=== THE TASK ===
Pick out each line of the records in which the word "ifdef" appears.
○ ○ ○ ○ ○
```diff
@@ -718,7 +752,7 @@
         outer += wrap ? 1 : 0;
         is_ti = tap_in ? inner : outer;
         is_ch = tap_in ? outer : inner;
-        const int tn = is_ti < p.taps.n ? is_ti : 0;
+        const int tn = is_ti < ntl ? is_ti : 0;
         te_a = s_tap[tn][0];
         te_b = s_tap[tn][1];
     };
@@ -3137,6 +3171,39 @@
     return pl;
 }
 
+static int g_conv_prune = 1;
+
+static unsigned rows_live_mask(const ConvParams& p, int64_t m0, int64_t m1)
+{
+    const unsigned all = p.taps.n >= 32 ? 0xffffffffu : ((1u << p.taps.n) - 1u);
+    unsigned live = 0u;
+    for (int64_t m = m0; m < m1 && live != all;) {
+        const int64_t img_row = m / p.Wo;
+        const int ow0 = (int)(m - img_row * p.Wo);
+        const int oh = (int)(img_row % p.Ho);
+        const int64_t e = std::min<int64_t>(m1, m + (p.Wo - ow0));
+        const int ow1 = ow0 + (int)(e - m) - 1;
+        for (int t = 0; t < p.taps.n; ++t) {
+            const int ih = oh + p.taps.dh[t];
+            if (ih >= 0 && ih < p.H && std::max(ow0 + p.taps.dw[t], 0) <= std::min(ow1 + p.taps.dw[t], p.W - 1)) live |= 1u << t;
+        }
+        m = e;
+    }
+    return live;
+}
+
+static void prune_setup(ConvParams& p)
+{
+    p.prune = 0;
+    const int64_t tiles_m = cdiv(p.M, 64);
+    if (!g_conv_prune || p.stride != 1 || p.bwd_stride > 1 || !p.tap_inner || p.taps.n < 2 || p.taps.n > 32 || tiles_m > 8192 || p.bn.part)
+        return;
+    int busiest = 0;
+    for (int64_t t = 0; t < tiles_m && busiest * 10 <= p.taps.n * 9; ++t)
+        busiest = std::max(busiest, __builtin_popcount(rows_live_mask(p, t * 64, std::min<int64_t>(p.M, t * 64 + 64))));
+    p.prune = busiest * 10 <= p.taps.n * 9 ? 1 : 0;
+}
+
 static bool ksplit_shape_ok(int64_t M, int Cn, int Ck, int ntaps, int stride)
 {
     return g_conv_ksplit && ntaps == 1 && stride == 1 && M <= g_direct_rows_max && Ck >= g_ksplit_k_min && Cn >= 32 && Cn <= 512 &&
@@ -3570,6 +3637,7 @@
                             (int64_t)p.B * p.H * p.W * p.ldx < (1ll << 31) - (1ll << 24) &&
                             (int64_t)kMaxTaps * p.Cin * p.Cout < (1ll << 31);
         kname = dma_ok ? "conv_igemm_dma_kernel<64x64>" : "conv_igemm_kernel<64x64>";
+        if (dma_ok) prune_setup(p);
         if (dma_ok)   hipLaunchKernelGGL((conv_igemm_dma_kernel<64, 64, BWD>), grid, dim3(kThreads), 0, st, p);
         else if (vec) hipLaunchKernelGGL((conv_igemm_kernel<64, 64, 2, 2, BWD, true>), grid, dim3(kThreads), 0, st, p);
         else          hipLaunchKernelGGL((conv_igemm_kernel<64, 64, 2, 2, BWD, false>), grid, dim3(kThreads), 0, st, p);
@@ -3782,6 +3850,13 @@
 #endif
 
 #ifdef PP_DEBUG_KNOBS
+void pp_debug_set_conv_prune(int v)
+{
+    g_conv_prune = v ? 1 : 0;
+}
+#endif
+
+#ifdef PP_DEBUG_KNOBS
 void pp_debug_set_splitk(int v)
 {
     g_splitk_tiles = (v & 1023) ? (v & 1023) : 192;
@@ -4342,6 +4417,7 @@
     p.splits = m.pl.splits;
     p.ks_per_split = m.pl.ks_per_split;
     p.part = reinterpret_cast<float*>(workspace);
+    prune_setup(p);
     hipLaunchKernelGGL((conv_igemm_dma_kernel<64, 64, true>), dim3((unsigned)m.pl.tiles, (unsigned)m.pl.splits), dim3(kThreads), 0, st, p);
     if (int rc = check_launch("conv_igemm_dma_kernel<multi>")) return rc;
     if (m.pl.splits > 1) {
diff --git a/pixelpick_amd/csrc/conv_types.h b/pixelpick_amd/csrc/conv_types.h
--- a/pixelpick_amd/csrc/conv_types.h
+++ b/pixelpick_amd/csrc/conv_types.h
@@ -55,6 +55,7 @@
     int multi;
     int tap_coff[32], tap_woff[32];
     BnTrain bn;
+    int prune;
     float* stats;
     ConvTaps taps;
 };
```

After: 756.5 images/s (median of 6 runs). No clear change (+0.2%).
○ ○ ○ ○ ○
=== RESULT BELOW ===
 #ifdef PP_DEBUG_KNOBS
+#ifdef PP_DEBUG_KNOBS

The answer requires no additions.